## EXERCISE AIM
Repeat the stretch of entries below from the line with "rows_wide = 128;" through the line with "const int hn". Include both ends and add nothing.
==== PROVIDED DATA ====
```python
class SparseToDense(torch.nn.Module):

    def forward(self, x, edge_index, batch_idx, B, N, edge_weight=None):
        B, N = int(B), int(N)
        if x.dim() != 2 or edge_index.dim() != 2 or edge_index.shape[0] != 2:
            raise ValueError("SparseToDense takes x [M,F] and edge_index [2,E]")
        if edge_weight is not None and edge_weight.numel() != edge_index.shape[1]:
            raise ValueError("edge_weight must hold one value per edge")
        M, F = x.shape
        if not x.is_cuda or F == 0:
            return self._torch_forward(x, edge_index, batch_idx, B, N, edge_weight)
# ... 146 lines not shown
        self._cfg_last = None
        self._packed_cache = None
        self._flags = {}
        self._pending = []
        self._pinned_pool = []
        self._ctr = [0]
        self._fast = None
        self._learned_chain = None
        self.noise_pool_steps = 64
        self.learned_cached_steps = True
        self.learned_fast_path = True
        self.rows_cached_steps = True
        self.rows_col_cache = os.environ.get("GCM_COL_CACHE", "1") == "1"
        self.rows_one_launch_distance = True
        self.rows_weight_image_v4 = os.environ.get("GCM_IMG_V4", "1") == "1"
        self.rows_bookkeeping_wave = os.environ.get("GCM_ONE_WAVE", "0") != "1"
        self.rows_lean_step = os.environ.get("GCM_LEAN_STEP", "1") == "1"
        self.rows_hops_bptt = os.environ.get("GCM_BPTT_HOPS", "1") == "1"
        self.rows_hops_fold = os.environ.get("GCM_BPTT_HOPS_FOLD", "1") == "1"
        self.rows_fused_head = os.environ.get("GCM_FUSED_HEAD", "1") == "1"
        self.rows_merge_captured = os.environ.get("GCM_MERGE_CAPTURED", "1") == "1"
        self.rows_merge_cap = None
        self.rows_absorb_head = os.environ.get("GCM_ABSORB_HEAD", "1") == "1"
        self._head_ready = None
        self.rollout_time_parallel = True
        self.rows_dx = True

    def get_initial_hidden_state(self, x):
        assert x.dim() == 2
        B, feats = x.shape
        edges = torch.zeros(B, self.graph_size, self.graph_size, device=x.device)
        nodes = torch.zeros(B, self.graph_size, feats, device=x.device)
        if self.edge_weights:
            weights = torch.zeros(B, self.graph_size, self.graph_size, device=x.device)
        else:
            weights = torch.zeros(0, device=x.device)
        num_nodes = torch.zeros(B, dtype=torch.long, device=x.device)
        return nodes, edges, weights, num_nodes

    def _fresh_state(self, x):
        if not x.is_cuda or x.dim() != 2 or x.dtype != torch.float32 or self.edge_weights:
            return self.get_initial_hidden_state(x)
        B, feats = x.shape
        N = self.graph_size
        pad = lambda n: (n + 63) & ~63
        n_nodes, n_adj = pad(B * N * feats), pad(B * N * N)
        flat = torch.zeros(n_nodes + n_adj + 2 * B, device=x.device)
        st = flat.untyped_storage()
        nodes = torch.empty(0, device=x.device).set_(st, 0, (B, N, feats))
        edges = torch.empty(0, device=x.device).set_(st, n_nodes, (B, N, N))
        num_nodes = torch.empty(0, dtype=torch.long, device=x.device).set_(st, (n_nodes + n_adj) // 2, (B,))
        return nodes, edges, torch.zeros(0, device=x.device), num_nodes

    def rows_steps(self):
        n = 0
        for cfg in self._cfg_cache.values():
            if cfg is not False and cfg._rows_fast is not None:
                n += cfg._rows_fast.steps()
        return n

    def merge_stats(self, head=False):
        nodes = merged = absorbed = 0
        for cfg in self._cfg_cache.values():
            if cfg is not False and cfg._rows_fast is not None:
                a, b = cfg._rows_fast.merge_stats()
                nodes, merged = nodes + a, merged + b
                absorbed += cfg._rows_fast.head_absorbed()
        out = {"nodes": nodes, "merged_steps": merged}
        if head:
            out["head_absorbed"] = absorbed
        return out

    def learned_fast_steps(self):
        n = 0
        for cfg in self._cfg_cache.values():
            if cfg is not False and cfg._learned_fast is not None:
                n += cfg._learned_fast.steps()
        return n

    def learned_steady_steps_taken(self):
        lc = self._learned_chain
        return int(lc[1].steady_steps()) if lc is not None else 0

    def rows_cached_steps_taken(self):
        n = 0
        for cfg in self._cfg_cache.values():
            if cfg is not False and cfg._rows_fast is not None:
                n += cfg._rows_fast.cached_steps()
        return n

    def rows_col_steps_taken(self):
        n = 0
        for cfg in self._cfg_cache.values():
# ... 397 lines not shown
            return self._forward_fused(x, nodes, adj, weights, num_nodes, cfg, flags, link)
        cont = fast.continues(nodes, adj, weights, num_nodes)
        root = self._packed_params(cfg, head=link is None and not cont)
        if not x.is_contiguous():
            x = x.contiguous()
        if not (nodes.is_contiguous() and adj.is_contiguous() and num_nodes.is_contiguous()):
            if self.donate_state:
                raise ValueError("donate_state=True needs contiguous hidden-state tensors")
            nodes, adj, num_nodes = nodes.contiguous(), adj.contiguous(), num_nodes.contiguous()
        fresh = getattr(nodes, "_gcm_fresh", False)
        if fresh:
            nodes._gcm_fresh = False
            if cfg.cpp_handle():
                cfg._cpp.set_cached_flags(
                    (0 if (self.rows_one_launch_distance or not cfg.has_distance) else _hip.STEP_TWO_LAUNCH)
                    | (_hip.STEP_IMG_V4 if self.rows_weight_image_v4 else 0)
                    | (0 if self.rows_bookkeeping_wave else _hip.STEP_ONE_WAVE)
                    | (0 if self.rows_lean_step else _hip.STEP_NOT_LEAN))
                cfg._cpp.set_col_cache(bool(self.rows_col_cache))
                cfg._cpp.set_hops_bptt(bool(self.rows_hops_bptt))
                cfg._cpp.set_hops_fold(bool(self.rows_hops_fold))
                cfg._cpp.set_merge_captured(bool(self.rows_merge_captured), int(self.rows_merge_cap or 0))
                cfg._cpp.set_absorb_head(bool(self.rows_absorb_head))
            image = self._packed_cache[5]
            if image is not None and self._packed_cache[1] is root:
                fast.set_head_image(root, image)
        mx, n2, a2, c2, donate = fast.run(x, nodes, adj, weights, num_nodes, root, flags, cfg.cpp_handle(),
                                          self.donate_state, need_dx, bool(fresh and self.rows_cached_steps))
        if donate:
            out = hidden
        else:
            if self.mutate_num_nodes_on_overflow:
                num_nodes.copy_(c2 - 1)
            out = (n2, a2, weights, c2)
        if self.mutate_num_nodes_on_overflow or cfg.sharded:
            self._fast = None
        else:
            every = {"deferred": self.poll_interval, "sync": 1, "off": float("inf")}[self.finite_check]
            self._fast = (fast.step, flags, every)
        if self.finite_check != "off":
            self._poll(flags)
        return mx, out

    def _forward_learned(self, x, hidden, cfg, flags, link):
        nodes, adj, weights, num_nodes = hidden
        root = self._packed_params(cfg, head=link is None)
# ... 370 lines not shown
```
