int bd_wgrad_plan(bd_wgrad_desc* descs, int n, int* total_blocks, int* total_red_blocks, size_t* ws_floats) {
    using namespace bd;
    BD_REQUIRE(descs && n > 0 && total_blocks && total_red_blocks && ws_floats, "bd_wgrad_plan: bad arguments");
    int blocks = 0, red = 0;
    size_t off = 0;
    int rows_wide = wgrad_rows();
    if (wgrad_wide() && rows_wide == 0) {
        auto wgs = [&](int R) {
            long t = 0;
            for (int i = 0; i < n; ++i)
                t += (long)cdiv(cdiv(descs[i].N, 16), kWB) * wgrad_tiles_k(cdiv(descs[i].N, 16), cdiv(descs[i].K + (descs[i].db != nullptr), 16), wgrad_act16(descs[i])) *
                     cdiv(descs[i].M > 0 ? descs[i].M : 1, R);
            return t;
        };
        rows_wide = 128;
        while (wgs(rows_wide) > 256 && rows_wide < (1 << 20)) rows_wide += kWRows;
    }
    bool any_gather = false;
    for (int i = 0; i < n; ++i) any_gather = any_gather || descs[i].g_nseg > 0;
    auto tile_cost = [](int nb, int kb) {
        const int hn = (nb + 1) >> 1, kq = kb >> 2, kr = kb & 3;
        const int c = hn * ((kq + (0 < kr ? 1 : 0)) + (kq + (2 < kr ? 1 : 0)));
        return (c > 0 ? c : 1) + 12;
    };
    auto desc_geo = [&](const bd_wgrad_desc& d, int* tiles, int* cost) {
        const int NB = cdiv(d.N, 16), KB = cdiv(d.K + (d.db != nullptr), 16);
        const int tn = cdiv(NB, kWB), tk = wgrad_tiles_k(NB, KB, wgrad_act16(d));
        *tiles = tn * tk;
        *cost = tile_cost(cdiv(NB, tn), cdiv(KB, tk));
    };
    auto thin = [&](const bd_wgrad_desc& d) { return wgrad_wide() && thin_on() && wgrad_thin_ok(d); };
    auto rows_for = [&](const bd_wgrad_desc& d, double T) {
        int t, c;
        desc_geo(d, &t, &c);
        long r = (long)(T / c);
        r = (r / kWRows) * kWRows;
        return (int)(r < 4 * kWRows ? 4 * kWRows : (r > (1 << 22) ? (1 << 22) : r));
    };
    auto blocks_for = [&](double T) {
        long b = 0;
        for (int i = 0; i < n; ++i) {
            const bd_wgrad_desc& d = descs[i];
            if (thin(d)) {
                const int imgs = d.M / (d.g_gh * d.g_gw);
                b += cdiv(imgs, cdiv(imgs, 256));
                continue;
            }
            int t, c;
            desc_geo(d, &t, &c);
            b += (long)t * cdiv(d.M > 0 ? d.M : 1, rows_for(d, T));
        }
        return b;
    };
    double budget = 0.0;
    if (wgrad_wide() && any_gather) {
        double W = 0.0;
        for (int i = 0; i < n; ++i) {
            int t, c;
            desc_geo(descs[i], &t, &c);
            W += (double)t * (descs[i].M > 0 ? descs[i].M : 1) * c;
        }
        double R = W / (256.0 * 1024.0 * 61.0);
        if (R < 1.0) R = 1.0;
        if (R > 24.0) R = 24.0;
        const int rounds = (int)(R + 0.999);
        budget = W / (256.0 * (double)rounds);
        long target = 256L * rounds;
        if (blocks_for(budget * 8.0) > target) target += 256;
        for (int it = 0; it < 200 && blocks_for(budget) > target; ++it) budget *= 1.02;
    }
    for (int i = 0; i < n; ++i) {
        bd_wgrad_desc& d = descs[i];
        BD_REQUIRE(d.dpre && d.act1 && d.dW && d.M > 0 && d.N > 0 && d.K > 0 && d.M1 >= 0 && d.M1 <= d.M,
                   "bd_wgrad_plan: descriptor %d is malformed", i);
        BD_REQUIRE(d.M1 == d.M || d.act2, "bd_wgrad_plan: descriptor %d needs a second activation source", i);
        BD_REQUIRE(d.ldp >= d.N && (d.g_nseg > 0 || d.lda1 >= d.K) && d.ldw >= d.K && (d.M1 == d.M || d.lda2 >= d.K),
                   "bd_wgrad_plan: descriptor %d has a leading dimension that is too small", i);
        if (d.g_nseg > 0)
            BD_REQUIRE(wgrad_wide() && d.M1 == d.M && d.g_seglen > 0 && d.g_nseg * d.g_seglen == d.K && d.g_gh > 0 &&
                           d.g_gw > 0 && d.M % (d.g_gh * d.g_gw) == 0 && d.g_C > 0 && 2 * (d.g_gh - 1) + d.g_nseg <= d.g_IH &&
                           (2 * (d.g_gw - 1)) * d.g_C + d.g_seglen <= d.g_IW * d.g_C,
                       "bd_wgrad_plan: descriptor %d has an inconsistent gather geometry", i);
        const int hb = d.db != nullptr;
        d.g_pad = 0;
        if (wgrad_wide() && wgrad_thin_ok(d) && thin_on()) {
            const int px = d.g_gh * d.g_gw, imgs = d.M / px;
            const int ipw = cdiv(imgs, 256);
            d.g_pad = 1;
            d.tiles_n = d.tiles_k = 1;
            d.rows_per = ipw * px;
            d.splits = cdiv(imgs, ipw);
        } else if (wgrad_wide()) {
            d.tiles_n = cdiv(cdiv(d.N, 16), kWB);
            d.tiles_k = wgrad_tiles_k(cdiv(d.N, 16), cdiv(d.K + hb, 16), wgrad_act16(d));
            d.rows_per = rows_wide;
            if (budget > 0.0) d.rows_per = rows_for(d, budget);
            d.splits = cdiv(d.M, d.rows_per);
        } else {
            d.tiles_n = cdiv(d.N, kWT);
            d.tiles_k = cdiv(d.K + hb, kWT);
            int s = d.M / 512;
            if (s < 1) s = 1;
            if (s > 64) s = 64;
            d.rows_per = cdiv(cdiv(d.M, s), kWM) * kWM;
            d.splits = cdiv(d.M, d.rows_per);
        }
        d.block_begin = blocks;
        d.red_begin = red;
        d.ws_off = off;
        blocks += d.tiles_n * d.tiles_k * d.splits;
        red += cdiv(d.N * (d.K + hb), 256);
        off += (size_t)d.splits * d.N * (d.K + hb);
    }
    *total_blocks = blocks;
    *total_red_blocks = red;
    *ws_floats = off;
    return 0;
}
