int r3dg_stage2_activate(void* stream, int P, const float* d_xyz, const float* d_scaling_raw,
                         const float* d_rotation_raw, const float* d_opacity_raw, const float* d_normal_raw,
                         const float* d_base_raw, const float* d_rough_raw, const float* d_campos, float* d_scales,
                         float* d_rotations, float* d_opacity, float* d_normal, float* d_base_color,
                         float* d_roughness, float* d_viewdirs, const float* d_viewmatrix, float* d_features);
int r3dg_stage2_pack_features(void* stream, int P, const float* d_xyz, const float* d_viewmatrix, const float* d_normal,
                              const float* d_base_color, const float* d_roughness, const float* d_shade_out,
                              float* d_features, float* d_light_l1_sum);
int r3dg_stage2_unpack_gradients(void* stream, int P, const float* d_dL_dfeatures, const float* d_shade_out,
                                 float light_weight, float* d_dL_dpbr, float* d_dL_ddiffuse_light,
                                 float* d_block_absmax, float* d_light_l1_sum);
int r3dg_stage2_activate_backward(void* stream, int P, const float* d_xyz, const float* d_scaling_raw,
                                  const float* d_rotation_raw, const float* d_opacity_raw, const float* d_normal_raw,
                                  const float* d_base_raw, const float* d_rough_raw, const float* d_viewmatrix,
                                  const float* d_campos, const float* d_dL_dfeatures, const float* d_dL_dbase_color,
                                  const float* d_dL_droughness, const float* d_dL_dviewdirs, const float* d_dL_dscales,
                                  const float* d_dL_drotations, const float* d_dL_dopacity, const float* d_dL_dmeans3D,
                                  float* d_g_xyz, float* d_g_scaling, float* d_g_rotation, float* d_g_opacity,
                                  float* d_g_normal, float* d_g_base, float* d_g_rough);
int r3dg_stage2_loss(void* stream, int width, int height, const float* d_image, const float* d_opacity,
                     const float* d_feature, const float* d_pseudo_normal, const int32_t* d_n_contrib,
                     const float* d_gt, const float* d_background, const float* d_image_mask, float w_l1, float w_pbr,
                     float w_normal, const float* d_extra_dL_dimage, const float* d_extra_dL_dsrgb, float* d_dL_dimage,
                     float* d_dL_dopacity, float* d_dL_dfeature, float* d_sums,
                     int sparse_feature_gradients);
int r3dg_stage2_smooth_forward(void* stream, int width, int height, const float* d_opacity, const float* d_feature,
                               const int32_t* d_n_contrib, const float* d_gt, const float* d_image_mask,
                               float w_base_color, float w_roughness, float w_light, float* d_scratch, float* d_sums3);
int r3dg_stage2_smooth_backward(void* stream, int width, int height, const float* d_opacity, const float* d_feature,
                                const int32_t* d_n_contrib, const float* d_image_mask, const float* d_scratch,
                                float w_base_color, float w_roughness, float w_light, int accumulate_normal,
                                float* d_dL_dopacity, float* d_dL_dfeature);
int r3dg_stage2_smooth_fused(void* stream, int width, int height, const float* d_opacity, const float* d_feature,
                             const int32_t* d_n_contrib, const float* d_gt, const float* d_image_mask, float w_base_color,
                             float w_roughness, float w_light, int accumulate_normal, float* d_dL_dopacity,
                             float* d_dL_dfeature, float* d_sums3);
int r3dg_stage2_pbr_srgb(void* stream, int width, int height, const float* d_opacity, const float* d_feature,
                         const int32_t* d_n_contrib, const float* d_background, float* d_srgb);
====
## REPLY TO THE EXERCISE
        rows_wide = 128;
        while (wgs(rows_wide) > 256 && rows_wide < (1 << 20)) rows_wide += kWRows;
    }
    bool any_gather = false;
    for (int i = 0; i < n; ++i) any_gather = any_gather || descs[i].g_nseg > 0;
    auto tile_cost = [](int nb, int kb) {
        const int hn = (nb + 1) >> 1, kq = kb >> 2, kr = kb & 3;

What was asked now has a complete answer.